What are some of your most popular items? Our organic ground beef is our best selling product. And I have to say that we sell so much of it that we can hardly keep it in stock. It is fantastic. It’s lean, and it tastes good. People who buy it never go back to regular ground beef; it’s that good. You don’t have to lather it up with condiments. It actually has flavor. Our motto is “Capture the Flavor,” because that’s what it’s about. Organic foods taste good. A strawberry tastes like a strawberry. Beef tastes like beef. The milk is rich and creamy. It tastes like food.
I visit Europe fairly often, and you would not believe the difference in the taste of the food over there. Everything has a regional flavor, and once you’ve been over there, when you come back to the United States, everything tastes like cardboard. Over here, we want everything to have a consistent shape, color and flavor. Well, that’s not how food is really made. People have to realize, when they buy our products, like a rib eye, they can be different sizes, thicknesses. It may even taste different from one animal to the next depending on what grasses that animals was on before it was harvested. We preserve that. We don’t try to fix that. We encourage people to recognize that.
Another thing we want people to know is that organic farming was founded on humane treatment of animals. These animals come from the most beautiful ranches in South Dakota. They are given the best of everything. They’re treated with love and respect and they’re happy all the way through. I think when you do that, you have a higher quality product because the animals are treated so well all the way through the system that when they’re processed they’re not full of adrenaline and stress hormones that makes the meat tough and poor tasting.

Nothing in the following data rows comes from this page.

+        MH_HIP(hipGetLastError());
+        const int tok_st = tok_enqueue_behind_pileup(c);
+        if (tok_st < 0) return tok_st;
+        const Landing L = landing_of(P);
+        MH_HIP(hipMemcpyAsync(L.read_counts, P.read_counts, 8 * nr, hipMemcpyDeviceToHost, s));
+        MH_HIP(hipMemcpyAsync(L.first_unit, P.first_unit, 8 * nr, hipMemcpyDeviceToHost, s));
+        MH_HIP(hipMemcpyAsync(L.max_pos, P.max_pos, 4 * nr, hipMemcpyDeviceToHost, s));
+        MH_HIP(hipMemcpyAsync(L.ev_counters, P.ev_counters, 32, hipMemcpyDeviceToHost, s));
+        if (land_rows) {
+            for (size_t r = 0; r < nr; ++r) {
+                if (P.row_land_at[r] < 0) continue;
+                const size_t rows = (size_t)P.row_land_rows[r];
+                const int64_t base = (int64_t)r * P.cap;
+                char *dst = P.row_pin + P.row_land_at[r];
+                MH_HIP(hipMemcpyAsync(dst, P.dense + 4 * base, 16 * rows, hipMemcpyDeviceToHost, s));
+                MH_HIP(hipMemcpyAsync(dst + 16 * rows, P.nflag + base, rows, hipMemcpyDeviceToHost, s));
+                MH_HIP(hipMemcpyAsync(dst + 17 * rows, P.dflag + base, rows, hipMemcpyDeviceToHost, s));
+            }
+        }
+        MH_HIP(stream_wait(c));
         int64_t ctr[4];
-        MH_HIP(hipMemcpyAsync(ctr, P.ev_counters, sizeof(ctr), hipMemcpyDeviceToHost, s));
-        MH_HIP(hipStreamSynchronize(s));
+        std::memcpy(ctr, L.ev_counters, sizeof(ctr));
         if (ctr[3] == (int64_t)PILE_ERR_INSBUF) {
             set_error("mh_pileup: the merged insertions of one read pair exceed PU_INSBUF (%d bytes)",
                       PU_INSBUF);
@@ -965,7 +1053,12 @@
             set_error("mh_pileup: malformed alignment row (CIGAR/position)");
             return -3;
         }
-        if (!ctr[2]) return 0;
+        if (!ctr[2]) {
+            P.land_ok = true;
+            if (tok_st == 0) P.tok_land_gen = P.gen;
+            if (land_rows) P.row_land_gen = P.gen;
+            return 0;
+        }
         ++c.retries[RETRY_PILE_EVENTS];
         hipFree(P.ev); hipFree(P.ev_pool);
         P.ev = nullptr; P.ev_pool = nullptr;
@@ -997,15 +1090,55 @@
 
 constexpr int TOK_LDS_SLOTS = 4096;
 constexpr int TOK_LDS_PROBES = 32;
+constexpr int TOK_MAX_BLOCKS = 256;
+
+__host__ __device__ inline int64_t tok_table_cap(int64_t ne)
+{
+    int64_t cap = 1024;
+    while (cap < 2 * ne) cap <<= 1;
+    return cap;
+}
+
+__host__ __device__ inline int64_t tok_blocks(int64_t ne, int per_block)
+{
+    const int64_t b = (ne + per_block - 1) / per_block;
+    return b > TOK_MAX_BLOCKS ? TOK_MAX_BLOCKS : (b < 1 ? 1 : b);
+}
+
+__device__ __forceinline__ int64_t tok_events(const int64_t *ctr)
+{
+    return (ctr[2] | ctr[3]) ? 0 : ctr[0];
+}
+
+__global__ void k_tok_clear(int32_t *slot, uint32_t *cnt, int32_t *used, int32_t *ovf, const int64_t *ctr)
+{
+    const int64_t cap = tok_table_cap(tok_events(ctr));
+    for (int64_t i = (int64_t)blockIdx.x * blockDim.x + threadIdx.x; i < cap; i += (int64_t)gridDim.x * blockDim.x) {
+        slot[i] = 0;
+        cnt[i] = 0;
+    }
+    if (blockIdx.x == 0 && threadIdx.x == 0) {
+        used[0] = 0;
+        *ovf = 0;
+    }
+}
+
 __global__ __launch_bounds__(1024) void k_tok_insert(const int32_t *ev, const char *pool, int64_t ne,
                                                      int32_t *slot, int32_t *used, int32_t *eslot,
-                                                     int64_t mask)
+                                                     int64_t mask, const int64_t *ctr)
 {
     __shared__ int32_t lrep[TOK_LDS_SLOTS];
     __shared__ int32_t lglob[TOK_LDS_SLOTS];
+    int64_t nblk = gridDim.x;
+    if (ctr) {
+        ne = tok_events(ctr);
+        mask = tok_table_cap(ne) - 1;
+        nblk = tok_blocks(ne, 1024);
+        if (ne <= 0 || blockIdx.x >= nblk) return;
+    }
     for (int x = threadIdx.x; x < TOK_LDS_SLOTS; x += blockDim.x) lrep[x] = 0;
     __syncthreads();
-    const int64_t per = (ne + gridDim.x - 1) / gridDim.x;
+    const int64_t per = (ne + nblk - 1) / nblk;
     const int64_t a = (int64_t)blockIdx.x * per, b = a + per < ne ? a + per : ne;
     for (int64_t e0 = a; e0 < b; e0 += blockDim.x) {
         const int64_t e = e0 + threadIdx.x;
@@ -1060,15 +1193,21 @@
 constexpr int TOK_LDS_KEYS = 8192;
 __global__ __launch_bounds__(1024) void k_tok_count(const int32_t *eslot, int64_t ne,
                                                     const int32_t *slotid, const int32_t *used,
-                                                    uint32_t *cnt)
+                                                    uint32_t *cnt, const int64_t *ctr)
 {
     __shared__ uint32_t hist[TOK_LDS_KEYS];
+    int64_t nblk = gridDim.x;
+    if (ctr) {
+        ne = tok_events(ctr);
+        nblk = tok_blocks(ne, 4096);
+        if (ne <= 0 || blockIdx.x >= nblk) return;
+    }
     const int nd = used[0];
     const bool lds = nd <= TOK_LDS_KEYS;
     if (lds)
         for (int d = threadIdx.x; d < nd; d += blockDim.x) hist[d] = 0;
     __syncthreads();
-    const int64_t per = (ne + gridDim.x - 1) / gridDim.x;
+    const int64_t per = (ne + nblk - 1) / nblk;
     const int64_t a = (int64_t)blockIdx.x * per, b = a + per < ne ? a + per : ne;
     for (int64_t e = a + threadIdx.x; e < b; e += blockDim.x) {
         const int d = slotid[eslot[e]];
@@ -1114,16 +1253,10 @@
     }
 }
 
-int run_token_aggregate(Ctx &c, int64_t ne, int64_t pool_used, std::vector<int32_t> &meta,
-                        std::string &bytes)
+static int tok_size(Ctx &c, int64_t ne, int64_t pool_used, int64_t K, int64_t &B)
 {
     PileState &P = c.pile;
-    hipStream_t s = c.stream;
-    meta.clear();
-    bytes.clear();
-    if (ne <= 0) return 0;
-    int64_t cap = 1024;
-    while (cap < 2 * ne) cap <<= 1;
+    const int64_t cap = tok_table_cap(ne);
     if (P.tok_cap < cap) {
         hipFree(P.tok_slot); hipFree(P.tok_cnt); hipFree(P.tok_used);
         P.tok_slot = nullptr; P.tok_cnt = nullptr; P.tok_used = nullptr; P.tok_cap = 0;
@@ -1139,7 +1272,6 @@
         MH_HIP(hipMalloc(&P.tok_meta, sizeof(int32_t) * (5 * (size_t)ne + 1)));
         P.tok_meta_cap = ne;
     }
-    int32_t *ovf = P.tok_meta + 5 * (size_t)P.tok_meta_cap;
     const int64_t want = c.test_caps.token_bytes > 0 ? c.test_caps.token_bytes
                                                      : std::max<int64_t>(pool_used, 64);
     if (P.tok_bytes_cap < want || (c.test_caps.token_bytes > 0 && P.tok_bytes_cap != want)) {
@@ -1149,21 +1281,7 @@
         MH_HIP(hipMalloc(&P.tok_bytes, (size_t)want));
         P.tok_bytes_cap = want;
     }
-    int32_t *slotid = P.tok_slot + cap, *eslot = P.tok_slot + 2 * cap;
-    MH_HIP(hipMemsetAsync(P.tok_slot, 0, sizeof(int32_t) * cap, s));
-    MH_HIP(hipMemsetAsync(P.tok_cnt, 0, sizeof(uint32_t) * cap, s));
-    MH_HIP(hipMemsetAsync(P.tok_used, 0, sizeof(int32_t), s));
-    int64_t blocks = (ne + 1023) / 1024;
-    if (blocks > 256) blocks = 256;
-    hipLaunchKernelGGL(k_tok_insert, dim3((unsigned)blocks), dim3(1024), 0, s, P.ev, P.ev_pool, ne,
-                       P.tok_slot, P.tok_used, eslot, cap - 1);
-    hipLaunchKernelGGL(k_tok_number, dim3(64), dim3(256), 0, s, P.tok_used, slotid);
-    int64_t cblocks = (ne + 4095) / 4096;
-    if (cblocks > 256) cblocks = 256;
-    hipLaunchKernelGGL(k_tok_count, dim3((unsigned)cblocks), dim3(1024), 0, s, eslot, ne, slotid,
-                       P.tok_used, P.tok_cnt);
-    MH_HIP(hipGetLastError());
-    const int64_t K = std::min<int64_t>(ne, 4096), B = std::min<int64_t>(P.tok_bytes_cap, 64 << 10);
+    B = std::min<int64_t>(P.tok_bytes_cap, B);
     const size_t pin_need = 16 + 20 * (size_t)K + (size_t)B;
     if (P.tok_pin_cap < pin_need) {
         if (P.tok_pin) hipHostFree(P.tok_pin);
@@ -1172,21 +1290,65 @@
         MH_HIP(hipHostMalloc((void **)&P.tok_pin, pin_need, hipHostMallocDefault));
         P.tok_pin_cap = pin_need;
     }
+    return 0;
+}
+
+static int tok_enqueue_tables(Ctx &c, int64_t ne, const int64_t *ctr)
+{
+    PileState &P = c.pile;
+    hipStream_t s = c.stream;
+    const int64_t cap = ctr ? P.tok_cap : tok_table_cap(ne);
+    int32_t *slotid = P.tok_slot + P.tok_cap, *eslot = P.tok_slot + 2 * P.tok_cap;
+    int32_t *ovf = P.tok_meta + 5 * (size_t)P.tok_meta_cap;
+    if (ctr) {
+        hipLaunchKernelGGL(k_tok_clear, dim3(64), dim3(256), 0, s, P.tok_slot, P.tok_cnt, P.tok_used, ovf, ctr);
+    } else {
+        MH_HIP(hipMemsetAsync(P.tok_slot, 0, sizeof(int32_t) * cap, s));
+        MH_HIP(hipMemsetAsync(P.tok_cnt, 0, sizeof(uint32_t) * cap, s));
+        MH_HIP(hipMemsetAsync(P.tok_used, 0, sizeof(int32_t), s));
+    }
+    const int64_t blocks = ctr ? TOK_MAX_BLOCKS : tok_blocks(ne, 1024);
+    hipLaunchKernelGGL(k_tok_insert, dim3((unsigned)blocks), dim3(1024), 0, s, P.ev, P.ev_pool, ne,
+                       P.tok_slot, P.tok_used, eslot, cap - 1, ctr);
+    hipLaunchKernelGGL(k_tok_number, dim3(64), dim3(256), 0, s, P.tok_used, slotid);
+    const int64_t cblocks = ctr ? TOK_MAX_BLOCKS : tok_blocks(ne, 4096);
+    hipLaunchKernelGGL(k_tok_count, dim3((unsigned)cblocks), dim3(1024), 0, s, eslot, ne, slotid,
+                       P.tok_used, P.tok_cnt, ctr);
+    MH_HIP(hipGetLastError());
+    return 0;
+}
+
+static int tok_enqueue_gather(Ctx &c, int64_t K, int64_t B, bool clear_ovf)
+{
+    PileState &P = c.pile;
+    hipStream_t s = c.stream;
+    int32_t *ovf = P.tok_meta + 5 * (size_t)P.tok_meta_cap;
+    if (clear_ovf) MH_HIP(hipMemsetAsync(ovf, 0, sizeof(int32_t), s));
+    hipLaunchKernelGGL(k_tok_gather, dim3(1), dim3(64), 0, s, P.ev, P.ev_pool, P.tok_slot,
+                       P.tok_cnt, P.tok_used, P.tok_meta, P.tok_bytes, P.tok_bytes_cap, ovf);
+    MH_HIP(hipGetLastError());
+    MH_HIP(hipMemcpyAsync(P.tok_pin, P.tok_used, sizeof(int32_t), hipMemcpyDeviceToHost, s));
+    MH_HIP(hipMemcpyAsync(P.tok_pin + 4, ovf, sizeof(int32_t), hipMemcpyDeviceToHost, s));
+    if (K > 0) MH_HIP(hipMemcpyAsync(P.tok_pin + 16, P.tok_meta, 20 * (size_t)K, hipMemcpyDeviceToHost, s));
+    if (B > 0) MH_HIP(hipMemcpyAsync(P.tok_pin + 16 + 20 * (size_t)K, P.tok_bytes, (size_t)B, hipMemcpyDeviceToHost, s));
+    return 0;
+}
+
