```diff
diff --git a/reagent_amd/csrc/rg_mlp_frag.h b/reagent_amd/csrc/rg_mlp_frag.h
--- a/reagent_amd/csrc/rg_mlp_frag.h
+++ b/reagent_amd/csrc/rg_mlp_frag.h
@@ -181,6 +181,56 @@
   }
 }
 
+__device__ __forceinline__ void wait_vmcnt0_known() {
+#if defined(__HIP_DEVICE_COMPILE__)
+  __builtin_amdgcn_s_waitcnt(0x0F70);
+#endif
+}
+struct HeldTile {
+  f32x4 raw[4][2];
+};
+__device__ __forceinline__ bool tile_holdable(const void* src, long ld, int ncols, int ncols_pad, int threads) {
+  const bool vec = ((ld % 8) == 0) && ((((uintptr_t)src) & 15) == 0);
+  return vec && (ncols & 7) == 0 && ncols > 0 && FB_BM * (ncols_pad / 8) <= threads * 4;
+}
+template <typename T, int THREADS>
+__device__ __forceinline__ void tile_request(HeldTile& t, const T* src, long ld, int row_base, int nrows, int ncols,
+                                             int ncols_pad, int tid) {
+  const int cpr = ncols_pad / 8, total = FB_BM * cpr, kmax = ncols - 8;
+#pragma unroll
+  for (int u = 0; u < 4; ++u) {
+    const int cu = tid + u * THREADS, c = cu < total ? cu : total - 1;
+    const int gr = row_base + c / cpr, grow = gr < nrows ? gr : nrows - 1;
+    const int kk = (c % cpr) * 8;
+    const T* p = src + (long)grow * ld + (kk < kmax ? kk : kmax);
+    t.raw[u][0] = *(const f32x4*)p;
+    if (sizeof(T) == 4) t.raw[u][1] = *(const f32x4*)(p + 4);
+  }
+}
+template <typename T, int THREADS>
+__device__ __forceinline__ void tile_commit(bf16_t* act, int pitch, const HeldTile& t, int row_base, int nrows, int ncols,
+                                            int ncols_pad, int tid) {
+  const int cpr = ncols_pad / 8, total = FB_BM * cpr;
+#pragma unroll
+  for (int u = 0; u < 4; ++u) {
+    const int c = tid + u * THREADS;
+    if (c >= total) break;
+    const int r = c / cpr, k0 = (c % cpr) * 8;
+    u16x8 v;
+    if (sizeof(T) == 4) {
+#pragma unroll
+      for (int e = 0; e < 4; ++e) {
+        v[e] = f32_to_bf16(t.raw[u][0][e]);
+        v[4 + e] = f32_to_bf16(t.raw[u][1][e]);
+      }
+    } else {
+      v = __builtin_bit_cast(u16x8, t.raw[u][0]);
+    }
+    if (row_base + r >= nrows || k0 >= ncols) v = u16x8{0, 0, 0, 0, 0, 0, 0, 0};
+    *(u16x8*)&act[r * pitch + k0] = v;
+  }
+}
+
 template <typename T, int THREADS>
 __device__ __forceinline__ void load_tile_rows_mapped(bf16_t* act, int pitch, const T* src, long ld, const int* rowmap,
                                                       int row_base, int ncols, int ncols_pad, int tid) {
```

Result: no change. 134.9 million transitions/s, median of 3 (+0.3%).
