## Share per-ray view-direction sincos across wave lanes and fix multires at compile time

The positional-encoding frequency counts become compile-time constants checked against the plan. The render path then detects when a wave covers at most five rays. In that case each lane computes one sincos of a per-ray direction component and octave, and the 24 encoded values are gathered with ds_bpermute instead of every sample recomputing sincos. This removes redundant transcendental work for samples that share a ray, at the cost of extra cross-lane reductions, permutes and an LDS park slot.

```diff
diff --git a/vf_nerf_amd/csrc/vfn_mlp16.hip b/vf_nerf_amd/csrc/vfn_mlp16.hip
--- a/vf_nerf_amd/csrc/vfn_mlp16.hip
+++ b/vf_nerf_amd/csrc/vfn_mlp16.hip
@@ -243,6 +243,9 @@
 constexpr int RN_ACT[4] = {16, 16, 16, 16};
 constexpr int RN_AUX[4] = {3, 0, 0, 0};
 constexpr int RN_TILES[4] = {8, 8, 8, 8};
+constexpr int VF_MULTIRES = 6;
+constexpr int RN_MULTIRES = 4;
+static_assert(VF_MULTIRES % 2 == 0 && RN_MULTIRES % 2 == 0, "encode_sincos pairs the octaves up between the two lane halves");
 constexpr int HEAD_KB = 2 * 16 + 1;
 constexpr int chunk_kb(int act, int aux) { return 2 * (act + aux) + 1; }
 constexpr int vf_off_kb(int h) { int o = 0; for (int i = 0; i < h; ++i) o += VF_TILES[i] * chunk_kb(VF_ACT[i], VF_AUX[i]); return o; }
@@ -643,24 +646,30 @@
     });
 }
 
-__device__ __forceinline__ float enc_value(const float (&x)[3], const float (&sn)[18], const float (&cs)[18], int multires, int k) {
+template <int L>
+__device__ __forceinline__ float enc_value(const float (&x)[3], const float (&sn)[3 * L], const float (&cs)[3 * L], int k) {
     if (k < 3) return x[k];
     const int idx = k - 3, oct = idx / 6, rem = idx - 6 * oct;
-    if (oct >= multires) return 0.f;
+    if (oct >= L) return 0.f;
     return rem < 3 ? sn[3 * oct + rem] : cs[3 * oct + rem - 3];
 }
 
 template <typename F>
-__device__ __forceinline__ void build_aux(A16& aux, int g, F col, float& ain) {
+__device__ __forceinline__ void half_cols(float (&v)[24], int g, F col) {
+#pragma unroll
+    for (int i = 0; i < 24; ++i) {
+        const int k = 16 * (i >> 3) + (i & 7);
+        v[i] = g ? col(k + 8) : col(k);
+    }
+}
+
+__device__ __forceinline__ void build_aux(A16& aux, const float (&v)[24], float& ain) {
 #pragma unroll
     for (int s = 0; s < 3; ++s) {
         half8 hi, lo;
 #pragma unroll
         for (int j = 0; j < 8; j += 2) {
-            float v0, v1;
-            if (g == 0) { v0 = col(16 * s + j); v1 = col(16 * s + j + 1); }
-            else { v0 = col(16 * s + 8 + j); v1 = col(16 * s + 8 + j + 1); }
-            v0 *= VFN16_XSCALE; v1 *= VFN16_XSCALE;
+            float v0 = v[8 * s + j] * VFN16_XSCALE, v1 = v[8 * s + j + 1] * VFN16_XSCALE;
             v0 = fminf(fmaxf(v0, -VFN16_CLAMP), VFN16_CLAMP); v1 = fminf(fmaxf(v1, -VFN16_CLAMP), VFN16_CLAMP);
             ain = fmaxf(ain, fmaxf(fabsf(v0), fabsf(v1)));
             _Float16 h0, h1, l0, l1;
@@ -671,19 +680,14 @@
     }
 }
 
-template <typename F>
-__device__ __forceinline__ void save_aux(float* dst, long long m, int g, F col) {
+__device__ __forceinline__ void save_aux(float* dst, long long m, int g, const float (&v)[24]) {
 #pragma unroll
     for (int s = 0; s < 3; ++s)
 #pragma unroll
         for (int h = 0; h < 2; ++h) {
             const int c0 = 16 * s + 8 * g + 4 * h;
-            if (c0 + 4 <= VFN_AUX_K) {
-                f32x4v v;
-                if (g == 0) { v = f32x4v{col(16 * s + 4 * h), col(16 * s + 4 * h + 1), col(16 * s + 4 * h + 2), col(16 * s + 4 * h + 3)}; }
-                else { v = f32x4v{col(16 * s + 8 + 4 * h), col(16 * s + 8 + 4 * h + 1), col(16 * s + 8 + 4 * h + 2), col(16 * s + 8 + 4 * h + 3)}; }
-                *reinterpret_cast<f32x4v*>(dst + m * VFN_AUX_K + c0) = v;
-            }
+            if (c0 + 4 <= VFN_AUX_K)
+                *reinterpret_cast<f32x4v*>(dst + m * VFN_AUX_K + c0) = f32x4v{v[8 * s + 4 * h], v[8 * s + 4 * h + 1], v[8 * s + 4 * h + 2], v[8 * s + 4 * h + 3]};
         }
 }
 
@@ -693,36 +697,67 @@
     for (int q = 0; q < 3; ++q) { ax.hi[q] = pk[2 * q]; ax.lo[q] = pk[2 * q + 1]; }
 }
 
-__device__ __forceinline__ void encode_sincos(const float (&x)[3], int multires, int g, float (&sn)[18], float (&cs)[18]) {
-#pragma unroll
-    for (int j = 0; j < 3; ++j)
+template <int L>
+__device__ __forceinline__ void encode_sincos(const float (&x)[3], int g, float (&sn)[3 * L], float (&cs)[3 * L]) {
+#pragma unroll
+    for (int j = 0; j < L / 2; ++j)
 #pragma unroll
         for (int c = 0; c < 3; ++c) {
-            float s = 0.f, k = 0.f;
-            if (2 * j < multires) {
-                sincosf(x[c] * (g ? (float)(2 << (2 * j)) : (float)(1 << (2 * j))), &s, &k);
-                if (2 * j + g >= multires) { s = 0.f; k = 0.f; }
-            }
+            float s, k;
+            sincosf(x[c] * (g ? (float)(2 << (2 * j)) : (float)(1 << (2 * j))), &s, &k);
             const float so = __shfl_xor(s, 32, 64), ko = __shfl_xor(k, 32, 64);
             sn[6 * j + c] = g ? so : s;          cs[6 * j + c] = g ? ko : k;
             sn[6 * j + 3 + c] = g ? s : so;      cs[6 * j + 3 + c] = g ? k : ko;
         }
 }
 
+constexpr int VFN16_SHARE_RAYS = 5;
+constexpr int VFN16_SHARE_IDLE = 4 * 12 * VFN16_SHARE_RAYS;
+static_assert(12 * VFN16_SHARE_RAYS + 1 <= 64 && RN_MULTIRES == 4, "12 items per ray and one idle lane in a wave of 64");
+
+__device__ __forceinline__ void view_share(const float* __restrict__ ray_dirs, long long r_min, long long r_max, bool any, long long ray,
+                                           bool live, int lane, int& code, float& arg) {
+    code = -1; arg = 0.f;
+    if (any && r_max - r_min < VFN16_SHARE_RAYS) {
+        const int q = lane / 12, item = lane - 12 * q, o = item / 3, c = item - 3 * o;
+        float comp = 0.f;
+        if (r_min + q <= r_max) comp = ray_dirs[(r_min + q) * 3 + c];
+        arg = comp * (float)(1 << o);
+        code = live ? 48 * (int)(ray - r_min) : VFN16_SHARE_IDLE;
+    }
+}
+
+__device__ __forceinline__ int wave_uniform(int v) { return __builtin_amdgcn_readfirstlane(v); }
+__device__ __forceinline__ long long wave_uniform(long long v) {
+    return (long long)(((unsigned long long)(unsigned)__builtin_amdgcn_readfirstlane((int)(v >> 32)) << 32) | (unsigned)__builtin_amdgcn_readfirstlane((int)v));
+}
+
 template <int MODE>
 __device__ __forceinline__ void render_aux(const Mlp16Args& a, A16& aux, const float (&xr)[3], const float (&dr)[3], const float (&nrm)[3],
-                                           long long m, bool in, int g, float& ain) {
-    const int rn_multires = a.rn_multires;
-    float sn[18], cs[18];
-    encode_sincos(dr, rn_multires, g, sn, cs);
-    const int ncol = 6 + 6 * rn_multires;
-    auto rn_col = [&](int k) -> float {
+                                           long long m, bool in, int g, float& ain, int code, float arg) {
+    constexpr int L = RN_MULTIRES;
+    float sn[3 * L], cs[3 * L];
+    if (wave_uniform(code) >= 0) {
+        float s, k;
+        sincosf(arg, &s, &k);
+#pragma unroll
+        for (int i = 0; i < 3 * L; ++i) {
+            const int from = code == VFN16_SHARE_IDLE ? VFN16_SHARE_IDLE : code + 4 * i;
+            sn[i] = __builtin_bit_cast(float, __builtin_amdgcn_ds_bpermute(from, __builtin_bit_cast(int, s)));
+            cs[i] = __builtin_bit_cast(float, __builtin_amdgcn_ds_bpermute(from, __builtin_bit_cast(int, k)));
+        }
+    } else {
+        encode_sincos<L>(dr, g, sn, cs);
+    }
+    constexpr int ncol = 6 + 6 * L;
+    float v[24];
+    half_cols(v, g, [&](int k) -> float {
         if (k < 3) return xr[k];
         if (k >= ncol) return k < ncol + 3 ? nrm[k - ncol] : 0.f;
-        return enc_value(dr, sn, cs, rn_multires, k - 3);
-    };
-    build_aux(aux, g, rn_col, ain);
-    if ((MODE & M16_TRAIN) && in) save_aux(a.save_aux_rn, m, g, rn_col);
+        return enc_value<L>(dr, sn, cs, k - 3);
+    });
+    build_aux(aux, v, ain);
+    if ((MODE & M16_TRAIN) && in) save_aux(a.save_aux_rn, m, g, v);
 }
 
 template <int MODE>
@@ -775,10 +810,18 @@
         const int dpos = in ? a.src[m] : -1;
         const bool live = dpos >= 0;
         float xr[3] = {0.f, 0.f, 0.f}, dr[3] = {0.f, 0.f, 0.f}, nrm[3] = {0.f, 0.f, 0.f};
+        const int di = live ? dpos / a.dirs_div : -1;
         if (live) {
-            const long long di = dpos / a.dirs_div;
-#pragma unroll
-            for (int c = 0; c < 3; ++c) { xr[c] = a.points[(long long)dpos * 3 + c]; dr[c] = a.ray_dirs[di * 3 + c]; nrm[c] = a.vec_in[m * 3 + c]; }
+#pragma unroll
+            for (int c = 0; c < 3; ++c) { xr[c] = a.points[(long long)dpos * 3 + c]; dr[c] = a.ray_dirs[(long long)di * 3 + c]; nrm[c] = a.vec_in[m * 3 + c]; }
+        }
+        int sh_code; float sh_arg;
+        {
+            int lo = live ? di : 0x7fffffff, hi = di;
+#pragma unroll
+            for (int o = 32; o > 0; o >>= 1) { lo = min(lo, __shfl_xor(lo, o, 64)); hi = max(hi, __shfl_xor(hi, o, 64)); }
+            lo = wave_uniform(lo); hi = wave_uniform(hi);
+            view_share(a.ray_dirs, lo, hi, hi >= 0, di, live, lane, sh_code, sh_arg);
         }
         Pipe16 p;
         p.lds = s_ring;
@@ -799,7 +842,7 @@
             u32x4 q[32];
 #pragma unroll
             for (int i = 0; i < 32; ++i) q[i] = __builtin_amdgcn_raw_buffer_load_b128(rs_blk, goff, i * 1024, 0);
-            render_aux<MODE>(a, aux, xr, dr, nrm, -1, false, g, ain_blk);
+            render_aux<MODE>(a, aux, xr, dr, nrm, -1, false, g, ain_blk, sh_code, sh_arg);
 #pragma unroll
             for (int t = 0; t < 8; ++t) {
                 half8 h0 = __builtin_bit_cast(half8, q[4 * t + 0]), l0 = __builtin_bit_cast(half8, q[4 * t + 1]);
@@ -822,15 +865,24 @@
     if (in) { x[0] = a.points[m * 3 + 0]; x[1] = a.points[m * 3 + 1]; x[2] = a.points[m * 3 + 2]; }
     float d[3] = {0.f, 0.f, 0.f};
     int out_row = -1;
-    if ((MODE & M16_RENDER) && in) {
-        const long long di = m / a.dirs_div;
-        d[0] = a.ray_dirs[di * 3 + 0]; d[1] = a.ray_dirs[di * 3 + 1]; d[2] = a.ray_dirs[di * 3 + 2];
-        if (a.out_index) out_row = a.out_index[m];
+    int sh_code = -1;
+    float sh_arg = 0.f;
+    if constexpr ((MODE & M16_RENDER) != 0) {
+        const long long di = in ? m / a.dirs_div : 0;
+        if (in) {
+            d[0] = a.ray_dirs[di * 3 + 0]; d[1] = a.ray_dirs[di * 3 + 1]; d[2] = a.ray_dirs[di * 3 + 2];
+            if (a.out_index) out_row = a.out_index[m];
+        }
+        const long long left = n_live - ((long long)blockIdx.x * VFN16_PTS + wave * 32);
+        const int last = left > 31 ? 31 : left > 0 ? (int)left - 1 : 0;
+        const long long r_max = (long long)(((unsigned long long)(unsigned)__builtin_amdgcn_readlane((int)(di >> 32), last) << 32) |
+                                            (unsigned)__builtin_amdgcn_readlane((int)di, last));
+        view_share(a.ray_dirs, wave_uniform(di), r_max, left > 0, di, in, lane, sh_code, sh_arg);
     }
     asm volatile("s_waitcnt vmcnt(0)" ::: "memory");
     if (MODE & M16_RENDER) {
-        s_park[0] = x[0]; s_park[1] = x[1]; s_park[2] = x[2];
-        s_park[4] = d[0]; s_park[5] = d[1]; s_park[6] = d[2];
+        s_park[0] = x[0]; s_park[1] = x[1]; s_park[2] = x[2]; s_park[3] = __builtin_bit_cast(float, sh_code);
+        s_park[4] = d[0]; s_park[5] = d[1]; s_park[6] = d[2]; s_park[7] = sh_arg;
     }
 
     Pipe16 p;
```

What are one or two ways your USD experience helped to prepare you for what you’re doing today? I have to say that Dr. Larry Bright at the School of Education was a major influence. He was my advisor and he helped open my eyes to so many different things. True story: when I had my bachelor’s degree, I was working for a company here in town and one of the things I was constantly being cited for was a lack of leadership skills. I was so frustrated with that fact that I decided I was going to overcome that deficiency. I was going to go to USD and use those lessons and experiences to help me be a better leader. I wanted to be an executive director of a non-profit. So here I am today, an executive director or a quasi-for-profit. I’ve used all of those tools from my experiences at USD. I look back and, for the money I spent, I wouldn’t have gone anywhere else.
Additionally, I recently started by Ph.D. program at USD in political science, with an emphasis in organizational leadership. I want to continue working in environmental policy and regulatory issues.
You have this location here in Vermillion. Where else can we buy Prairie Sun Organics products?
Yes, we have five locations in Sioux Falls, three locations in Sioux City and in Yankton and in Vermillion you can buy products here and at Jones’s.
What are your plans for the future of Prairie Sun Organics?
We are expanding. We’re planning to move our farm, which is currently in Iowa, all the way up to Vermillion, along with our production site. We also want to put a processing center in Vermillion as well. We want to move everything up here—the farm, the production site and processing center—because we want to centralize our operations, from production to distribution. We're working on a new website where people will be able to place orders over web with Visa and Mastercard. Then this winter, we’re looking at weekly delivery services for people who can’t get out of their homes.